Stored data
——

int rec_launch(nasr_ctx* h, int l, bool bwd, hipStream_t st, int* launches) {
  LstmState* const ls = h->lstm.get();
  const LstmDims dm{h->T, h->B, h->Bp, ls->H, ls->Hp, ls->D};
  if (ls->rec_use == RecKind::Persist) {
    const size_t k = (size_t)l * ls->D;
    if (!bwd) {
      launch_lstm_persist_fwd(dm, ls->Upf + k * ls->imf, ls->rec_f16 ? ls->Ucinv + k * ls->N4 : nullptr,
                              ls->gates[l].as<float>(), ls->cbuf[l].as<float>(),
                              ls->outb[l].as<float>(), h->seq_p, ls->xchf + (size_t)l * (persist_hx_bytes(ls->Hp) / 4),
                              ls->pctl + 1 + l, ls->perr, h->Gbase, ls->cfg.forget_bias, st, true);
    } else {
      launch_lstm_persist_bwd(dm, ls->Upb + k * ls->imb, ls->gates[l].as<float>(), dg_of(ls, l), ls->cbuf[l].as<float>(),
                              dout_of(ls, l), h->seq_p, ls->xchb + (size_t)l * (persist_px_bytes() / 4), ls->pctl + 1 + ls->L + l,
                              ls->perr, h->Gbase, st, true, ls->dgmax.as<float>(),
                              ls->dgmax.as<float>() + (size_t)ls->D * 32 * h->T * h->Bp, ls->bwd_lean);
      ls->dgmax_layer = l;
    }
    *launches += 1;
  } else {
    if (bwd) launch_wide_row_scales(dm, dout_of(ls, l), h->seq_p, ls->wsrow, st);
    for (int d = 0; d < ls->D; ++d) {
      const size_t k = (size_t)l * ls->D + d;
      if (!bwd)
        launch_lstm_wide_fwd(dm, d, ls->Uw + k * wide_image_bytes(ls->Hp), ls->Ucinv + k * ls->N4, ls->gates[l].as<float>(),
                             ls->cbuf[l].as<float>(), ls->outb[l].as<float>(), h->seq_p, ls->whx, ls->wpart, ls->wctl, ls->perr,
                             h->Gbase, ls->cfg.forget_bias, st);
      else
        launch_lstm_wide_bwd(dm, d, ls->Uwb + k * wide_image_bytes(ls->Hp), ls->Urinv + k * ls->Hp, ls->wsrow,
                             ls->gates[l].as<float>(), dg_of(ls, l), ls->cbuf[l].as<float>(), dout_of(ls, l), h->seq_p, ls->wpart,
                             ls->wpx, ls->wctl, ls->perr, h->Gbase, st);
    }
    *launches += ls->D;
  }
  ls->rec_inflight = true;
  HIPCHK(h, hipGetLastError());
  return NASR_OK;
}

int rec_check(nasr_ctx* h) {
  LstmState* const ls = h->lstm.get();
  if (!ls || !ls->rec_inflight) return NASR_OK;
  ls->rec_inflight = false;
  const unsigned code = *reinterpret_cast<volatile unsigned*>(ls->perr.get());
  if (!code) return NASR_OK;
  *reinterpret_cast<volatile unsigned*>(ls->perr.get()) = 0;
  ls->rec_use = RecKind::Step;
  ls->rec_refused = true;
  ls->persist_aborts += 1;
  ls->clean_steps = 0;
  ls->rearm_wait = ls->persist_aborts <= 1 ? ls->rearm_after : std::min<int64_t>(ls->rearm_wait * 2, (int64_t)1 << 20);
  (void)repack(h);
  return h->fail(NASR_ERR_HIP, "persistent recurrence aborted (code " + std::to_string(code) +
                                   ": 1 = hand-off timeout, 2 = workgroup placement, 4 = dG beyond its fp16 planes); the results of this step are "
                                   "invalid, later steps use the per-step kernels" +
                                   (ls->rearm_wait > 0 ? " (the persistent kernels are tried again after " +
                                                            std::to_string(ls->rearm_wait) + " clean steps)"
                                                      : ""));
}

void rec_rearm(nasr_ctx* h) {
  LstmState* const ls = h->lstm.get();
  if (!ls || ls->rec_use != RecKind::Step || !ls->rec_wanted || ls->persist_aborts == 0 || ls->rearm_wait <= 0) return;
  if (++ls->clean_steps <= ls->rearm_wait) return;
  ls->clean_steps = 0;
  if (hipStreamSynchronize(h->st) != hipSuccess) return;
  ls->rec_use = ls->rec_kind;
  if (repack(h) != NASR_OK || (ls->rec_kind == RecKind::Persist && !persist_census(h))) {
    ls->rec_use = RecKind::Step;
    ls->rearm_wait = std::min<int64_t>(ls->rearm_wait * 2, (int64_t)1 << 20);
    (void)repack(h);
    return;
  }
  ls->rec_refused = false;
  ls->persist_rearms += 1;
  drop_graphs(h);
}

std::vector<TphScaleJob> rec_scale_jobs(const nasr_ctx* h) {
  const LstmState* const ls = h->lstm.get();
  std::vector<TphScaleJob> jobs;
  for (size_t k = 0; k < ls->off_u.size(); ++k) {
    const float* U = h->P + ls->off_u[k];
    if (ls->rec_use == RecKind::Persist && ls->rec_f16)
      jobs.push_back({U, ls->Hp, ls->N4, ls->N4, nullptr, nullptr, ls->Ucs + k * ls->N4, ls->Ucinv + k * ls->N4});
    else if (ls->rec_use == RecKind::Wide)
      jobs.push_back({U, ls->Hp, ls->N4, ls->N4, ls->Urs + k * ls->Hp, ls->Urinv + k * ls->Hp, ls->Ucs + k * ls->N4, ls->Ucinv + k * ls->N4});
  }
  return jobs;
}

——

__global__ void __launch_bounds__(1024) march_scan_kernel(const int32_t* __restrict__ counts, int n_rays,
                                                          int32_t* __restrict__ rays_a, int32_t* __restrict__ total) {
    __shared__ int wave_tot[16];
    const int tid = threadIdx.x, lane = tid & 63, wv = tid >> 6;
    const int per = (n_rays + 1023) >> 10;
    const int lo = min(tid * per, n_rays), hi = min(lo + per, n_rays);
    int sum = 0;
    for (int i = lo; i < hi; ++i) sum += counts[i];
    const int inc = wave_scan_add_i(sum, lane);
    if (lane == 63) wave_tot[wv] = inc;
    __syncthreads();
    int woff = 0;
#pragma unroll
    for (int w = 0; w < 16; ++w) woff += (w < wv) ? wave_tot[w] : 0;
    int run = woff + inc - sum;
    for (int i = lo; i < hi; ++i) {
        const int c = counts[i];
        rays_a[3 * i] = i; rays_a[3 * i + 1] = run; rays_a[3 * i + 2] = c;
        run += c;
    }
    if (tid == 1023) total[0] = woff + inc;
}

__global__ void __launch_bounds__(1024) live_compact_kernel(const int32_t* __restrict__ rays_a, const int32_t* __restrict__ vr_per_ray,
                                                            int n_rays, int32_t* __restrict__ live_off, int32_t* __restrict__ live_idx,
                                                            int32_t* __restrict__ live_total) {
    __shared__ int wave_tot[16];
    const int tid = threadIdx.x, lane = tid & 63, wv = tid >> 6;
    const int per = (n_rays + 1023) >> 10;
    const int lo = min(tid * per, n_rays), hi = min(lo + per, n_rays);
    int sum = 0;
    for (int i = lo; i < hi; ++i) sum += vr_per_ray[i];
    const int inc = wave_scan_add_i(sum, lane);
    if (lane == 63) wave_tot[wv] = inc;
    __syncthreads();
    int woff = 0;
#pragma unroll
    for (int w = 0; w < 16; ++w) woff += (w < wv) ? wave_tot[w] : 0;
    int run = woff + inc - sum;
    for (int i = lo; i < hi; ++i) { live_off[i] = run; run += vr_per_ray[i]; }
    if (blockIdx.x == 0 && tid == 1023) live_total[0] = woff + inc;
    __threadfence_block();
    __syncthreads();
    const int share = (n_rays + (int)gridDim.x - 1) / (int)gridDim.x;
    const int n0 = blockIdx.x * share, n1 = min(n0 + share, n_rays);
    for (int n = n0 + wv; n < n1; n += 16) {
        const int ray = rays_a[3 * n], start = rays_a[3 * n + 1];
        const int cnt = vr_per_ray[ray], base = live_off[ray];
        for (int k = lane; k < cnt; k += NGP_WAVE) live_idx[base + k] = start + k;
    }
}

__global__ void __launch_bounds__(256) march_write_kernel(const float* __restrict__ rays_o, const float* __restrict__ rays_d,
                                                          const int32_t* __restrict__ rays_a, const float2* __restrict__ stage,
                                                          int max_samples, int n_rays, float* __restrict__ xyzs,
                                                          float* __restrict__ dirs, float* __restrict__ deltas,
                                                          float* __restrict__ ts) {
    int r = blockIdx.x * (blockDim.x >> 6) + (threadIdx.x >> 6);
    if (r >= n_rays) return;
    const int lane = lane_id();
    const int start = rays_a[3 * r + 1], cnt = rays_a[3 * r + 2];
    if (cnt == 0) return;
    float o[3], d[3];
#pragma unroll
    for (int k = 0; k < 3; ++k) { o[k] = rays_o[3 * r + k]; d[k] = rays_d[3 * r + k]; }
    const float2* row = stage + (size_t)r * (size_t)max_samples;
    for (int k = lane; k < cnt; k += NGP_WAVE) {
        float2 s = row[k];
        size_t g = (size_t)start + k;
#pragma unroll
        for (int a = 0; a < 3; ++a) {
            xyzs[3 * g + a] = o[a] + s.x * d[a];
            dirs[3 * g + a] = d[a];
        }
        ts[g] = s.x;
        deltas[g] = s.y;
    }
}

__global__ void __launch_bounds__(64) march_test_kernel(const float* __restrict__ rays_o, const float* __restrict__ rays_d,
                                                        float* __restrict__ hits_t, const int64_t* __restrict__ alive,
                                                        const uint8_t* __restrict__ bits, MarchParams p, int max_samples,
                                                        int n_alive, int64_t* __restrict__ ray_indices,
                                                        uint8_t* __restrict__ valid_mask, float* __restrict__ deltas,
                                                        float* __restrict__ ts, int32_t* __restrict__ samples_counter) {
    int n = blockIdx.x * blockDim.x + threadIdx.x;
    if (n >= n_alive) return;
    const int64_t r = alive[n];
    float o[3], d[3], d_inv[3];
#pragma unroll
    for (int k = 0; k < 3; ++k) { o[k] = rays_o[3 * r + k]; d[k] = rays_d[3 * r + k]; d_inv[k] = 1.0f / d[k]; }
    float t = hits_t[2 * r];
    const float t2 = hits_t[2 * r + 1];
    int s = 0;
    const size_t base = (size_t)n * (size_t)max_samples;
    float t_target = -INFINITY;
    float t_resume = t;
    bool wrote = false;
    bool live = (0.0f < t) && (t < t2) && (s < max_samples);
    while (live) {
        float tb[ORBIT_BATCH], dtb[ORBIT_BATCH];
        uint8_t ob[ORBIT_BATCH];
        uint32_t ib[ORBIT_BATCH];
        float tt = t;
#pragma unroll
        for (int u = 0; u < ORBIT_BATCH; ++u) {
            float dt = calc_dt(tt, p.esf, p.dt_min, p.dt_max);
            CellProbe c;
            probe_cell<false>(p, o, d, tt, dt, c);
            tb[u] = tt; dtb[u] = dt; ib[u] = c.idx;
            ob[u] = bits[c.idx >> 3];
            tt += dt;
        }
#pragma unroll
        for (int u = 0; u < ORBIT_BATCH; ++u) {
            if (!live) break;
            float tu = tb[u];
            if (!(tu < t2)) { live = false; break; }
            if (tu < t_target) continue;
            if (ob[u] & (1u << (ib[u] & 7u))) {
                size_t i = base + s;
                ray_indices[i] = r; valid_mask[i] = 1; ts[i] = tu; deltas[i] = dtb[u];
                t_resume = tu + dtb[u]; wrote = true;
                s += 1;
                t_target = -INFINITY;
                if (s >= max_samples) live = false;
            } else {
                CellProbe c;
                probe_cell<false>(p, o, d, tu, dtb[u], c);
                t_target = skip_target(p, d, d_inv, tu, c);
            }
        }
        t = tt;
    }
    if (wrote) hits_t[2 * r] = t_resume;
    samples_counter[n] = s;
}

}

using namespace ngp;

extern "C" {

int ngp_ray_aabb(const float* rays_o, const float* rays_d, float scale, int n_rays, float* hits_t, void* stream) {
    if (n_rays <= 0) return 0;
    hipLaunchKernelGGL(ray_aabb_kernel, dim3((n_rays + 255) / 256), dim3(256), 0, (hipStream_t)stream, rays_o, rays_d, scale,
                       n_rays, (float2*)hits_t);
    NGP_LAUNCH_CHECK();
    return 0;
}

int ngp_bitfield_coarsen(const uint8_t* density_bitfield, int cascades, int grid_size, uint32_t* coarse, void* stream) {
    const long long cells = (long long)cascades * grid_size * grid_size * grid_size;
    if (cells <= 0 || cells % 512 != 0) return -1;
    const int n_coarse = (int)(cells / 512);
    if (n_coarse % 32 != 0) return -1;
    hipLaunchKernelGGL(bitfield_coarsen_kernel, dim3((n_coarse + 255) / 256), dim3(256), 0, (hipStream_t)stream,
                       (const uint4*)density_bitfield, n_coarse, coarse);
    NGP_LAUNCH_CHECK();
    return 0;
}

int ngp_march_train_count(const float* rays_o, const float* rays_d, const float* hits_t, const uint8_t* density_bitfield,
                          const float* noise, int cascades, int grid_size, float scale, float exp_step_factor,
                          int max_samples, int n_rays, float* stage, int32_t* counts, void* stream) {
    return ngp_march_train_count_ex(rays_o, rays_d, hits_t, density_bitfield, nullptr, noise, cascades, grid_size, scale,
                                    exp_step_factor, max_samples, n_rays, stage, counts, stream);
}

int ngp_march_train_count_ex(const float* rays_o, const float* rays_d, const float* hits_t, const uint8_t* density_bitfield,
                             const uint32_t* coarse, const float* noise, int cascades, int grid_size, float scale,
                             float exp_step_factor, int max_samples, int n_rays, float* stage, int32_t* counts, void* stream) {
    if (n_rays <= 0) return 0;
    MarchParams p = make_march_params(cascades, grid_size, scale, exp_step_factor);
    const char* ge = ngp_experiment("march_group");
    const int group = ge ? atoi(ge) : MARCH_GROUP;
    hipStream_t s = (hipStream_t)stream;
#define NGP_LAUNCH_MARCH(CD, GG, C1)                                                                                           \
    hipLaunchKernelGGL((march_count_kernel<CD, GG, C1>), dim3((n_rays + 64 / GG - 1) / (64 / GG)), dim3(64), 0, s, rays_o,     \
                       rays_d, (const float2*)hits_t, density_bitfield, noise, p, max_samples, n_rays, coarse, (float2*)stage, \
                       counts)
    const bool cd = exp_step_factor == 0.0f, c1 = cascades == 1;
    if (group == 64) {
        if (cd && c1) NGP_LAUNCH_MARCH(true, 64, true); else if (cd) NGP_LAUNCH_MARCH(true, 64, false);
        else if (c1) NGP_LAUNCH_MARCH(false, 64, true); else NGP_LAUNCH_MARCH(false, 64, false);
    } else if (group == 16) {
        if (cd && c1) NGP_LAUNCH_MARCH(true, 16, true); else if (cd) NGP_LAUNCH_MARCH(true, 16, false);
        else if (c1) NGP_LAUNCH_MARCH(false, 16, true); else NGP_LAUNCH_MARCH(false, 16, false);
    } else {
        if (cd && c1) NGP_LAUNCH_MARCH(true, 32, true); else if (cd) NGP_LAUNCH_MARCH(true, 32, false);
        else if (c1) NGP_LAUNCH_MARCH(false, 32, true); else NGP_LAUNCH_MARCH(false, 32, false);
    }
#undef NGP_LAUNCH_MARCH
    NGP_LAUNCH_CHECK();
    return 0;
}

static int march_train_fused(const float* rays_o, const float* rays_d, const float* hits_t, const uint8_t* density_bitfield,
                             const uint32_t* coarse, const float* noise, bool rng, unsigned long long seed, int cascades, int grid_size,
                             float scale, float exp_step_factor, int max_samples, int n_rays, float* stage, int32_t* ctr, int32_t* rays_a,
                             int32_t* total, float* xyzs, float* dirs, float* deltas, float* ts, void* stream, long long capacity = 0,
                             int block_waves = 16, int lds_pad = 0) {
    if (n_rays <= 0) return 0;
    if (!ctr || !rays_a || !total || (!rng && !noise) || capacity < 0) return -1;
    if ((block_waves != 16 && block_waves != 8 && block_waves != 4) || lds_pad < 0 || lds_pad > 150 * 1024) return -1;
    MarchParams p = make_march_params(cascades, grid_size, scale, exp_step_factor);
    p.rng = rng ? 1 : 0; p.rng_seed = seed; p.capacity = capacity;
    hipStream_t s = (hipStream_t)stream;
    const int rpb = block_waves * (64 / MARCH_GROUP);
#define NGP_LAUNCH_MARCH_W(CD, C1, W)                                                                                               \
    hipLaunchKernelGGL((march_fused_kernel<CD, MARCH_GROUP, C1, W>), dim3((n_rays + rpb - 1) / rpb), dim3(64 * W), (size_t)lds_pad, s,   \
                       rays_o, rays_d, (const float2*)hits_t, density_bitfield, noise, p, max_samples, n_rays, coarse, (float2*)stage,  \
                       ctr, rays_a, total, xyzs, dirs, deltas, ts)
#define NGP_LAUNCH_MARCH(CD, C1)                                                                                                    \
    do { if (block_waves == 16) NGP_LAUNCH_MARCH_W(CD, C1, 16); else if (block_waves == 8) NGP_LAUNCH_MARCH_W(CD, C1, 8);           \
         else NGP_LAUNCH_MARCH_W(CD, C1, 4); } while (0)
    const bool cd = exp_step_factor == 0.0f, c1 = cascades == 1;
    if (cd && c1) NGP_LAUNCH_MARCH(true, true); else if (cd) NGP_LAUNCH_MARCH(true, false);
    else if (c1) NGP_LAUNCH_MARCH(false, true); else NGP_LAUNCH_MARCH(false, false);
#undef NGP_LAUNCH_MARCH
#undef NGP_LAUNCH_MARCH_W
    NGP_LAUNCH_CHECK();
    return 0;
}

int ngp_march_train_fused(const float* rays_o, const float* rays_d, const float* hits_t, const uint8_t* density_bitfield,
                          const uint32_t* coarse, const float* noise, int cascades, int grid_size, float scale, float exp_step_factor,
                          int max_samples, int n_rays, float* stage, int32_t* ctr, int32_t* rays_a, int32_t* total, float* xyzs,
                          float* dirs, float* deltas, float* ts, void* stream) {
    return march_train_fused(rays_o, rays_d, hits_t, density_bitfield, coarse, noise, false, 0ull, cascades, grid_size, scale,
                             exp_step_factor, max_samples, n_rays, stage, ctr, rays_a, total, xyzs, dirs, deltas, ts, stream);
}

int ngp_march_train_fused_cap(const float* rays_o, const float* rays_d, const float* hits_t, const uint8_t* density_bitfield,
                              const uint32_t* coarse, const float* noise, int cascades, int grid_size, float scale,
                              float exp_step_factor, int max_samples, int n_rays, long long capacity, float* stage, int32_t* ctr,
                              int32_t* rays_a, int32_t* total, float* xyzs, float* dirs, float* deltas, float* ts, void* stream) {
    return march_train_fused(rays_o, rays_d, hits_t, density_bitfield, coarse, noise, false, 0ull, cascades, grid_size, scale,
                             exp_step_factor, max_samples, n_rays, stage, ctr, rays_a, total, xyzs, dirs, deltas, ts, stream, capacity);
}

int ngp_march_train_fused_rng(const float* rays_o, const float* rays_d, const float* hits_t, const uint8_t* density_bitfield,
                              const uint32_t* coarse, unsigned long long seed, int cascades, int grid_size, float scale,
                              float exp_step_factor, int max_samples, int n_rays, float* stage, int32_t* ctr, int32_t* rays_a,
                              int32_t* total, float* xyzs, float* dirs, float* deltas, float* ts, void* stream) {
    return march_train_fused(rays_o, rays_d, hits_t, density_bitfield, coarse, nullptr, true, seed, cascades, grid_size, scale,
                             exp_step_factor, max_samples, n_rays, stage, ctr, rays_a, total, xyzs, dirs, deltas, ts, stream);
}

——

In the records above, find the line with "if (cnt == 0) return;"; write out exactly that line and each one after it, stopping after the line with "float2 s = row[k];".

    if (cnt == 0) return;
    float o[3], d[3];
#pragma unroll
    for (int k = 0; k < 3; ++k) { o[k] = rays_o[3 * r + k]; d[k] = rays_d[3 * r + k]; }
    const float2* row = stage + (size_t)r * (size_t)max_samples;
    for (int k = lane; k < cnt; k += NGP_WAVE) {
        float2 s = row[k];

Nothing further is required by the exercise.